# Lake Erie Chrome



## bigduck10 (Feb 15, 2009)

Great last two days up on the Erie Tribs. Last fish was 31 inches 11 pounds. Took me close to 20 minutes to get the fish in. What a fight.


----------



## Sharp Charge (Jun 24, 2009)

Great fish!


----------



## fishon (Apr 20, 2004)

Nice job there... them males sure are something this year!

Frank Z


----------



## Golden1 (Jun 27, 2009)

Great job,, its great getting them on a fly rod...good fishing to all


----------



## TheCream (Mar 19, 2009)

Nice! Love the steelhead!


----------



## Clayton (Oct 7, 2008)

I'm gonna try that this weekend, brave the crowds and all that jazz. wish me luck


----------



## bigduck10 (Feb 15, 2009)

Clayton,
There were lot's of people around on Wed. With the weather this weekend it will be busy. The water was in good shape. Connueaunt Creek came up on Tuesday and Wed due to Mondays rain and was moving pretty good.
I fished the Ashtabula for the first time and did very well.
That water gets no stocking of fish but they return every year.
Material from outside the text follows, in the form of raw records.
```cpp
#ifdef SSF_PHASE_TIMING
__device__ unsigned long long g_marks[4][4096][8];
#endif

struct DevCtx : DevCtxCore {
#ifdef SSF_PHASE_TIMING
    int kind;
    unsigned long long ts[8] = {0, 0, 0, 0, 0, 0, 0, 0};
    __device__ __forceinline__ void mark(int i) {
        __builtin_amdgcn_sched_barrier(0);
#if SSF_PHASE_TIMING != 2
// ... 244 lines not shown
        if (lg1 == 8 && cols == 8) return pick_col_sg_d<T, 8>(sg);
        if (lg1 == 9 && cols == 8) return pick_col_sg_d<T, 9>(sg);
    } else if constexpr (std::is_same<T, pf2>::value) {
        if (lg1 == 10 && cols == 4) return pick_col_sg_pk<10>(sg);
        if (lg1 == 9 && cols == 8) return pick_col_sg_pk<9>(sg);
    }
    return nullptr;
}
template <typename T> ColFn<T> pick_col(int lg1, int mode) {
    switch (lg1) {
    case 7: return pick_col_mode<T, 7>(mode);
    case 8: return pick_col_mode<T, 8>(mode);
    case 9: return pick_col_mode<T, 9>(mode);
    default: return pick_col_mode<T, 0>(mode);
    }
}

struct HipBackend {
    ssf_plan *pl;
    hipError_t first_err = hipSuccess;
    std::string where;
    hipEvent_t ev0 = nullptr, ev1 = nullptr;

    int row_occ = 2;
    bool col_il = false;
    bool profiling = false;
    struct Stamp { hipEvent_t a, b; int cat; };
    std::vector<Stamp> stamps;
    std::vector<hipEvent_t> pool;
    ssf_kernel_times kt{};
    hipEvent_t get_event() {
        if (!pool.empty()) { hipEvent_t e = pool.back(); pool.pop_back(); return e; }
        hipEvent_t e = nullptr;
        chk(hipEventCreate(&e), "hipEventCreate");
        return e;
    }
    void stamp_begin(int cat) {
        if (!profiling) return;
        Stamp s{get_event(), get_event(), cat};
        chk(hipEventRecord(s.a, pl->stream), "hipEventRecord");
        stamps.push_back(s);
    }
    void stamp_end() {
        if (!profiling) return;
        chk(hipEventRecord(stamps.back().b, pl->stream), "hipEventRecord");
    }
// ... 544 lines not shown
```

opticommpy_amd/csrc/fused_engine.h:

```cpp
#pragma once
#include <algorithm>
#include <cmath>
#include <cstdlib>
#include <cstring>
#include <memory>
#include <string>
#include <type_traits>
#include <vector>

#include "fused_kernels.h"
#include "ssf_derived.h"

namespace ssf {
namespace fused {

#ifndef SSF_EXPERIMENTS
#define SSF_EXPERIMENTS 0
#endif
static inline const char *tune_env(const char *name) {
#if SSF_EXPERIMENTS
    return std::getenv(name);
#else
    (void)name;
    return nullptr;
// ... 111 lines not shown
        }
    }
    return best < 1e300;
}

static inline bool choose_nonpow2_split(int64_t N, int precision, int f1, int fc, bool l1_forced, int *l1, int *N1, int *N2, int *C) {
    *l1 = *N1 = *N2 = *C = 0;
    if (f1 > 0 && choose_mixed2_split(N, precision, N1, N2, C, f1, fc)) return true;
    if (!choose_mixed_split(N, precision, l1, N2)) {
        *l1 = *N2 = 0;
        return choose_mixed2_split(N, precision, N1, N2, C);
    }
    if (*l1 < 7 && !l1_forced) {
        int n1 = 0, n2 = 0, c = 0;
        if (choose_mixed2_split(N, precision, &n1, &n2, &c)) {
            *l1 = 0;
            *N1 = n1;
            *N2 = n2;
            *C = c;
        }
    }
    return true;
}

template <typename T, class Backend> class FusedCore {
  public:
    using C = cx<T>;
    using S = scalar_t<T>;
    static constexpr bool kPacked = sizeof(T) != sizeof(S);
    Backend &be;
    int64_t N;
    int nrows, log2N;
    Split sp;
    int N2mix = 0;
    int mix_rows = 1;
    MixPlan mix_plan{};
    cx<double> *wtab = nullptr;
    int N1mix = 0, mix_cols = 0;
    MixPlan mix_plan1{};
    cx<double> *wtab1 = nullptr;
    int n1() const { return N1mix ? N1mix : 1 << sp.l1; }
    int row_tw_off = 0;
    size_t field_bytes;
    C *G = nullptr, *T0 = nullptr, *T1 = nullptr, *Ehd = nullptr, *noise_d = nullptr;
    S *P = nullptr, *Theta = nullptr;
    bool own_G = true;
    void *cpl_comm = nullptr;
    double *cpl_work = nullptr;
    std::unique_ptr<FusedCore<pf2, Backend>> pk;
    bool use_packed = true;
    bool lim0_bound = true;
    Ctrl *ctrl = nullptr;
    LinOp *linops = nullptr;
    unsigned *gbar = nullptr;
    double *part = nullptr;
    double *tr_hz = nullptr, *tr_lim = nullptr;
    int *tr_it = nullptr;
    long long tr_cap = 0;
    int tr_maxIter = 0;
    std::vector<C *> snaps;
    int row_v = 16;
    int col_v = 16;
    bool underfilled = false;
    int lanes_hint = 1;
    int col_split = 1;
    bool split_ok = true;
    int split_penalty = 0;
    static constexpr int kSplitPenalty = 8;
    int hint_n_it = 0;
    int cur = 0;
    unsigned seq = 0;
    int row_block, row_grid, col_block_mk, col_grid_mk, col_block_1, col_grid_1, npart_max;
    size_t row_lds, col_lds_mk, col_lds_1;
    std::string err;

    std::vector<ssf_stats> ustats;
    int units = 1;
    int npairs() const { return kPacked ? nrows : std::max(nrows / 2, 1); }
    int rows_u() const { return nrows / units; }
    int pairs_u() const { return std::max(npairs() / units, 1); }
    FusedCore(Backend &b, int64_t N_, int nrows_, int precision, void *borrowed_G = nullptr, int units_ = 1)
        : be(b), N(N_), nrows(nrows_), units(units_ > 0 ? units_ : 1) {
        if (borrowed_G) {
            G = (C *)borrowed_G;
            own_G = false;
        }
        log2N = 0;
        while ((1ll << log2N) < N) ++log2N;
        if ((N & (N - 1)) == 0) {
            choose_split(log2N, precision, &sp, kPacked);
        } else {
// ... 16 lines not shown
            *lds = mix2_col_lds(N1mix, mix_cols, npol, (int)sizeof(C));
            return;
        }
        const int tpf = (1 << sp.l1) / col_v, N2 = N2mix ? N2mix : 1 << sp.l2;
        int half = col_v == 8 ? 512 / npol : 256;
        if (const char *e = tune_env("SSF_COL_HALF")) {
            const int h = std::atoi(e);
            if (h >= tpf && h <= 512 && (h & (h - 1)) == 0) half = h;
        }
        while (half / tpf > N2 && half > tpf) half >>= 1;
        auto wgs = [&](int h) { return (long long)groups * (N2 / (h / tpf)); };
        while (!tune_env("SSF_COL_HALF") && half > 64 &&
               ((wgs(half) < 512 && (half / tpf) * sizeof(C) > 128) || (wgs(half) < 256 && (half / tpf) * sizeof(C) > 64)))
            half >>= 1;
        const int Cc = half / tpf;
        *block = half * npol;
        *grid = groups * ((N2 + Cc - 1) / Cc);
        *lds = std::max((size_t)npol * Cc * lds_col_stride(1 << sp.l1, Cc, (int)sizeof(C)) * sizeof(C), (size_t)half * npol * 16 + 1024);
    }

    int init() {
        if (const char *e = tune_env("SSF_LIM0_BOUND")) lim0_bound = std::atoi(e) != 0;
        if (const char *e = tune_env("SSF_COL_SPLIT")) col_split = std::atoi(e);
        underfilled = (double)rows_u() * (double)N <= 1048576.0;
        col_v = underfilled && sp.l1 != 7 ? 8 : 16;
        if (const char *e = tune_env("SSF_COL_V")) col_v = std::atoi(e) == 8 ? 8 : 16;
        if (N2mix || sp.l1 < 6 || sp.l1 > 10) col_v = 16;
        if (N1mix && !mix_make_plan(N1mix, &mix_plan1, 256 / (2 * mix_cols), false)) {
            err = "fused engine: no pass plan for the column length";
            return SSF_ERR_UNSUPPORTED;
        }
        if (const char *e = N1mix ? tune_env("SSF_MIX_PLAN1") : nullptr) {
            int r[kMixMaxPass], n = 0;
            for (const char *q = e; *q && n < kMixMaxPass;) {
                r[n++] = std::atoi(q);
                while (*q && *q != ',') ++q;
                if (*q == ',') ++q;
            }
            MixPlan mp;
            if (mix_plan_from_radices(N1mix, r, n, &mp)) mix_plan1 = mp;
        }
        const int64_t nfft = (int64_t)rows_u() * n1();
        if (N2mix) {
            int tpr = 128;
            if (const char *e = tune_env("SSF_MIX_TPR")) tpr = std::max(64, std::min(1024, std::atoi(e)));
            while (16 * tpr < N2mix) tpr *= 2;
// ... 344 lines not shown

    MkConst mk_const(const ssf_params &p, const Derived &d) const {
        MkConst k{};
        k.Lspan = p.Lspan;
        k.hz_fixed = p.hz;
        k.tol = p.tol;
        k.maxRot = p.maxNlinPhaseRot;
        k.c8g = d.c8g;
        k.sgn = p.direction >= 0 ? 1.0 : -1.0;
        k.lin_a = d.lin_a;
        k.lin_b = d.lin_b;
        k.w2 = (d.w_scale / (double)N) * (d.w_scale / (double)N);
        k.invN = 1.0 / (double)N;
        k.maxIter = p.maxIter;
        k.adaptive = p.nlprMethod ? 1 : 0;
        k.exact_lim0 = (p.maxIter == 1 || !lim0_bound) ? 1 : 0;
        k.log2N = log2N;
        k.trace_cap = tr_cap;
        k.tr_hz = tr_hz;
        k.tr_it = tr_it;
        k.tr_lim = tr_lim;
        return k;
    }
    void launch_mk_row(const MkConst &k) {
        RowArgs<T> a = row_args();
        a.use_ctrl = 1;
        a.cin = ctrl + (size_t)(seq & 1) * units;
        a.cout = ctrl + (size_t)((seq + 1) & 1) * units;
        a.k = k;
        const size_t ps = (size_t)units * (size_t)npart_max;
        a.pmax = part;
        a.pnum = part + ps;
        a.pden = part + 2 * ps;
        a.pnum0 = part + 3 * ps;
        a.pden0 = part + 4 * ps;
        a.npart = col_grid_mk;
        if constexpr (Backend::kCanCouple) {
            if (cpl_comm) {
                if (be.couple(cpl_comm, part, ps, col_grid_mk, cpl_work)) return;
                a.pnum0 = cpl_work;
                a.pden0 = cpl_work + 1;
                a.pnum = cpl_work + 2;
                a.pden = cpl_work + 3;
                a.pmax = cpl_work + 4;
                a.npart = 1;
            }
        }
        be.launch_row(a, row_grid, row_block, row_lds, units);
        ++seq;
// ... 77 lines not shown
                unsigned flags[8] = {0, 0, 0, 0, 0, 0, 0, 0};
                be.d2h(flags, gbar, sizeof(flags));
                if (!be.ok()) return hiperr();
                if (flags[2]) {
                    err = "persistent Manakov kernel: grid barrier timed out (workgroups not co-resident / not on one XCD?)";
                    return SSF_ERR_STATE;
                }
                seq = (seq & ~1u) | (flags[4] & 1u);
                be.d2h(cs.data(), ctrl + (seq & 1), sizeof(Ctrl));
                if (!be.ok()) return hiperr();
                if (cs[0].state != ST_SPAN_DONE || cs[0].pend0) {
                    err = "persistent Manakov kernel: span not finished";
                    return SSF_ERR_STATE;
                }
                persisted = true;
            }
        }
        if (!persisted) {
        launch_mk_col(k, CM_MK);
        int guard = 0;
        long long prev_steps = 0, prev_iters = 0, prev_rare = 0;
        const bool can_split = col_split && split_penalty == 0 && units == 1 && !cpl_comm &&
                               be.can_split_cols(col_args(kPacked ? 1 : 2, CM_MK), col_block_mk);
        bool general_chunk = false;
        int stalls = 0, pos = 0;
        long long idle_pairs = 0;
        for (;;) {
            double steps_rem = 0.0;
            for (const Ctrl &c : cs) {
                double r;
                if (c.state == ST_SPAN_DONE && !c.pend0) r = 0.0;
                else if (c.steps == 0 && c.state == ST_NEED_S) r = p.nlprMethod ? 8.0 : std::ceil(p.Lspan / p.hz);
                else r = std::max(1.0, std::ceil((p.Lspan - c.z) / (c.hz > 0 ? c.hz : p.hz)));
                steps_rem = std::max(steps_rem, r);
            }
            const bool use_split = can_split && split_ok && !general_chunk;
            const int n_pred = std::max(1, std::min(p.maxIter, sr.n_it > 0 ? sr.n_it : (int)std::lround(sr.avg_it)));
            double est = p.nlprMethod ? steps_rem * (1.0 + sr.avg_it) * 0.6
                                      : steps_rem * (1.0 + (use_split ? std::max((double)n_pred, sr.avg_it) : sr.avg_it)) + 3.0;
            int chunk = (int)std::min(512.0, std::max(2.0, std::ceil(est)));
            if (can_split && split_ok && general_chunk) chunk = std::min(chunk, 8);
            else if (use_split && sr.n_it == 0) chunk = std::min(chunk, 4 * (n_pred + 1));
            for (int i = 0; i < chunk; ++i) {
                launch_mk_row(k);
                int sg = SG_ALL;
                if (use_split) {
                    sg = pos == 0 ? (SG_H | SG_RARE) : pos < n_pred ? SG_ADV : SG_FIN;
                    pos = pos >= n_pred ? 0 : pos + 1;
                }
                launch_mk_col(k, CM_MK, sg);
            }
            be.d2h(cs.data(), ctrl + (size_t)(seq & 1) * units, cbytes);
            if (!be.ok()) return hiperr();
            long long steps = 0, iters = 0, rare = 0;
            bool done = true;
            double worst = 0.0;
            for (const Ctrl &c : cs) {
                steps += c.steps;
                iters += c.iterations;
                rare += c.n_rebuilt + c.n_recovered;
                done = done && c.state == ST_SPAN_DONE && !c.pend0;
                if (c.steps > 0) worst = std::max(worst, (double)c.iterations / (double)c.steps);
            }
            if (steps > prev_steps) {
                sr.avg_it = units == 1 ? (double)(iters - prev_iters) / (double)(steps - prev_steps) : worst;
                sr.n_it = cs[0].last_nit;
            }
            if (can_split && split_ok && !done) {
                idle_pairs = steps == prev_steps ? idle_pairs + chunk : 0;
                const bool stuck = idle_pairs >= 2 * (n_pred + 1) + 2;
                if (general_chunk && !stuck) general_chunk = false;
                else if (stuck) {
                    general_chunk = true;
                    if (++stalls >= 2) split_ok = false;
                }
                if (rare - prev_rare > (steps - prev_steps) / 4 + 2) split_ok = false;
                if (!split_ok) split_penalty = kSplitPenalty;
            }
            prev_steps = steps;
            prev_iters = iters;
            prev_rare = rare;
            if (done) break;
            if (++guard > (1 << 22)) {
                err = "fused engine: span did not terminate";
                return SSF_ERR_STATE;
            }
        }
        }
        if (units == 1) {
            cur = cs[0].cur;
        } else {
            const size_t ub = sizeof(C) * (size_t)rows_u() * (size_t)N;
            for (int u = 0; u < units; ++u)
                if (cs[(size_t)u].cur != cur)
// ... 162 lines not shown
```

I just kept moving around trying to avoid the crowd.
I was staying in Pa and fished the Elk as well. There were alot of drop back fish and late on Wed I did very well. I found 2 pods of fish in the shallows and no one on the water. I think most people consider the Elk a fall run stream but I have had great luck there in the spring.
Good luck


----------